Vor allem wurde offene Kritik an woke Ideen als "Hassrede" behandelt und so weit wie möglich zensiert.
Für das Ökosystem von Unternehmens-CEOs und Marketing-Executives war die linke Sättigung im Internet überzeugend. Aber dann wiederum ist der beste Weg, die Greifbarkeit einer sozialen Bewegung zu messen, immer noch Geld. Wenn Woke dominant ist, dann sollte Woke Konsumenten bringen und Gewinn machen. Es gab kein Geld. Es gab keine Konsumenten. Es gab keinen Gewinn.

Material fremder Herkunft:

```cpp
enum {
    GGA_TIME_SCATTER_FWD = 0,
    GGA_TIME_DENSE_CONV = 1,
    GGA_TIME_SPARSE_CONV = 2,
    GGA_TIME_SPARSE_WGRAD = 3,
// ... 140 lines not shown
int64_t gga_dense_conv3x3_stat_rows(int B, int H, int W, int cout, int planes, int n_slices);
int gga_dense_conv3x3_tile_rows(int B, int H, int W, int cout, int planes);

int gga_absmax_bits(const float* x, int64_t rows, int width, int64_t row_stride, uint32_t* out_bits, void* stream);
typedef struct {
    const float* src;
    uint16_t* dst;
    const uint32_t* amax;
    int64_t s_k0, s_k1, s_c, s_col;
    int64_t first;
    int32_t kw, kvol, n_c, n_col, c0, col0, n_in, co, layout, reverse;
} GgaPackEntry;
typedef struct {
    const float* src;
    uint32_t* slot;
    int64_t n;
    int64_t first_block;
} GgaAmaxEntry;
int64_t gga_absmax_table_blocks(int64_t n);
int gga_absmax_table(const GgaAmaxEntry* table_device, int n_entries, int64_t n_blocks, uint32_t* slots, int n_slots, void* stream);
int gga_pack_weights_table(const GgaPackEntry* table_device, int n_entries, int64_t total, int planes, void* stream);
int gga_sparse_pack_weight_planes(const float* weight, int kvol, int cin, int cout, int transpose, int planes,
                                  const uint32_t* amax_weight, void* packed, void* stream);
int64_t gga_sparse_conv_apply_tiles(int64_t n_rows);
int gga_sparse_conv_apply_stats(const float* x, const int32_t* map, const void* split_weight, const int32_t* perm,
                                const uint32_t* rowmask, int64_t n_rows, int kvol, int cin, int cout, int flip, float* y,
                                int64_t y_row_stride, int planes, const uint32_t* amax_x, const uint32_t* amax_weight,
                                double* stats, void* stream);
int gga_sparse_conv_apply_bn_bwd(const float* x, const int32_t* map, const void* split_weight, const int32_t* perm,
                                 const uint32_t* rowmask, int64_t n_rows, int kvol, int cin, int cout, int flip, float* y,
                                 int64_t y_row_stride, int planes, const uint32_t* amax_x, const uint32_t* amax_weight,
                                 double* stats, const float* bn_x, int64_t bn_x_row_stride, const float* bn_gamma,
                                 const float* bn_beta, const float* bn_mean, const float* bn_invstd, void* stream);
int64_t gga_sparse_halo_tile_rows(void);
int gga_sparse_halo_build(const int32_t* nbr, const int32_t* tile_rows, int64_t n_rows, int64_t n_tiles, int kvol,
                          int halo_capacity, int32_t* halo_rows, int32_t* halo_counts, uint16_t* local_map, void* stream);
int gga_sparse_conv_apply_halo(const float* x, const void* split_weight, const int32_t* tile_rows,
                               const int32_t* halo_counts, int halo_capacity, const int32_t* halo_rows,
                               const uint16_t* local_map, int64_t n_rows, int64_t n_tiles, int kvol, int cin, int cout, int flip,
                               float* y, int64_t y_row_stride, int planes, const uint32_t* amax_x, const uint32_t* amax_weight,
                               double* stats, const float* bn_x, int64_t bn_x_row_stride, const float* bn_gamma,
                               const float* bn_beta, const float* bn_mean, const float* bn_invstd, void* stream);
size_t gga_sparse_conv_wgrad_workspace_bytes(int64_t n_rows, int kvol, int cin, int cout);
int gga_sparse_conv_wgrad_planes(const float* x, int64_t x_row_stride, const float* grad_out, int64_t grad_out_row_stride,
                                 const int32_t* nbr, int64_t n_rows, int kvol, int cin, int cout, float* grad_weight,
                                 int planes, const uint32_t* amax_x, const uint32_t* amax_grad_out, void* workspace,
                                 size_t workspace_bytes, void* stream);
int64_t gga_deconv_stream_tiles(int64_t n_pixels, int cin, int s);
int gga_deconv_stream_fwd(const float* x, const void* const* weight_blocks, const uint32_t* amax_x,
                          const uint32_t* amax_weight, int B, int h, int w, int cin, int cout, int s, float* y, double* stats,
                          void* stream);
int gga_deconv_stream_bwd(const float* gy, const void* const* weight_blocks, const uint32_t* amax_gy,
                          const uint32_t* amax_weight, int B, int h, int w, int cin, int cout, int s, float* gx, void* stream);
int gga_dense_conv3x3_pack_planes(const float* weight, int64_t stride_co, int64_t stride_ci, int64_t stride_ky,
                                  int64_t stride_kx, int cin, int cout, int backward, int planes,
                                  const uint32_t* amax_weight, void* packed, void* stream);
int gga_dense_conv3x3_bn_bwd_pays_planes(int B, int H, int W, int cout, int planes);
int gga_dense_conv3x3_bn_bwd_pays(int B, int H, int W, int cout);
int gga_dense_conv3x3_bn_bwd(const float* x, const void* split_weight, int B, int H, int W, int cin, int cout, float* y,
                             int64_t y_pixel_stride, int transposed, double* stats, int planes, const uint32_t* amax_x,
                             const uint32_t* amax_weight, const float* bn_x, int64_t bn_x_pixel_stride, const float* bn_gamma,
                             const float* bn_beta, const float* bn_mean, const float* bn_invstd, void* stream);
int gga_dense_conv3x3_levels(int n_entries, const float* const* x, const int32_t* heights, const int32_t* widths,
                             const void* const* split_weight, int B, int cin, int cout, float* const* y, int64_t y_pixel_stride,
                             int planes, const uint32_t* const* amax_x, const uint32_t* amax_weight, const float* const* bias,
                             int tile_rows, int transposed, double* const* stats, void* stream);
size_t gga_dense_wgrad3x3_workspace_bytes(int B, int H, int W, int cin, int cout);
int gga_dense_wgrad3x3_block_amax(const float* x, const float* grad_y, int B, int H, int W, int cin, int cout,
                                  float* grad_weight, int64_t stride_co, int64_t stride_ci, int64_t stride_ky,
                                  int64_t stride_kx, int transposed, int planes, const uint32_t* amax_x, int amax_x_per_block,
                                  const uint32_t* amax_grad_y, int amax_grad_y_per_block, void* workspace,
                                  size_t workspace_bytes, void* stream);

size_t gga_bn_relu_workspace_bytes(int64_t rows, int channels);
size_t gga_bn_relu_mask_bytes(int64_t rows, int channels);
int gga_bn_stats(const float* x, const float* gamma, const float* beta, float* running_mean, float* running_var,
                 int64_t rows, int channels, float eps, float momentum, int training, float* saved,
                 float* scale_shift, const double* partials, int n_partials, int partials_width, int column_offset,
                 void* workspace, size_t workspace_bytes, void* stream);
int gga_bn_relu_fwd(const float* x, const float* residual, const float* gamma, const float* beta,
                    float* running_mean, float* running_var, int64_t rows, int channels, float eps, float momentum,
                    int training, int relu, float* y, int64_t y_row_stride, void* mask_bits, float* saved,
                    const double* partials, int n_partials, uint32_t* amax_y, void* workspace, size_t workspace_bytes,
                    void* stream);
int gga_bn_relu_bwd(const float* grad_y, int64_t grad_y_row_stride, const float* x, const void* mask_bits,
                    const float* gamma, const float* saved, int64_t rows, int channels, int relu, int training, float* grad_x,
                    float* grad_residual, float* grad_gamma, float* grad_beta, uint32_t* amax_grad_x, void* workspace,
                    size_t workspace_bytes, void* stream);
int gga_column_sums(const float* x, int64_t rows, int channels, float* sums, void* workspace, size_t workspace_bytes,
                    void* stream);
int gga_bn_relu_bwd_partials(const float* grad_masked, int64_t grad_row_stride, const float* x, const float* gamma,
                             const float* saved, int64_t rows, int channels, int training, const double* partials,
                             int n_partials, float* grad_x, float* grad_gamma, float* grad_beta, uint32_t* amax_grad_x,
                             void* workspace, size_t workspace_bytes, void* stream);

size_t gga_gn_relu_workspace_bytes(int B, int channels);
int gga_gn_relu_fwd(const float* x, const float* gamma, const float* beta, int B, int64_t rows_per_sample, int channels,
                    int groups, float eps, int relu, float* y, float* stat, float* scale_shift, uint32_t* amax_y,
                    void* workspace, size_t workspace_bytes, void* stream);
int gga_gn_relu_bwd(const float* grad_y, const float* x, const float* gamma, const float* stat, const float* scale_shift,
                    int B, int64_t rows_per_sample, int channels, int groups, int relu, float* grad_x, float* grad_gamma,
                    float* grad_beta, uint32_t* amax_grad_x, void* workspace, size_t workspace_bytes, void* stream);

int gga_head_conv3x3_fwd(const float* x, int64_t x_pixel_stride, const float* in_scale_shift, const float* weight,
                         const float* bias, int B, int H, int W, int cin, int cout, float* y, void* stream);
int gga_head_conv3x3_fwd_tiles(const float* x, int64_t x_pixel_stride, const float* in_scale_shift, const float* weight,
// ... 213 lines not shown
```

All die Propaganda und Social-Media-Manipulation der Welt reicht nicht aus, um durchschnittliche Menschen zu zwingen, ihre kostbare Zeit oder ihr Geld für woke Unterhaltung auszugeben. Alles, was Anti-Woke-Kritiker tun mussten, war zuzusehen und zu warten, während die düsteren Zahlen für jedes neue progressive Projekt einrollten - Es war objektiver, unbestreitbarer Beweis, dass Woke ein gigantischer Betrug ist.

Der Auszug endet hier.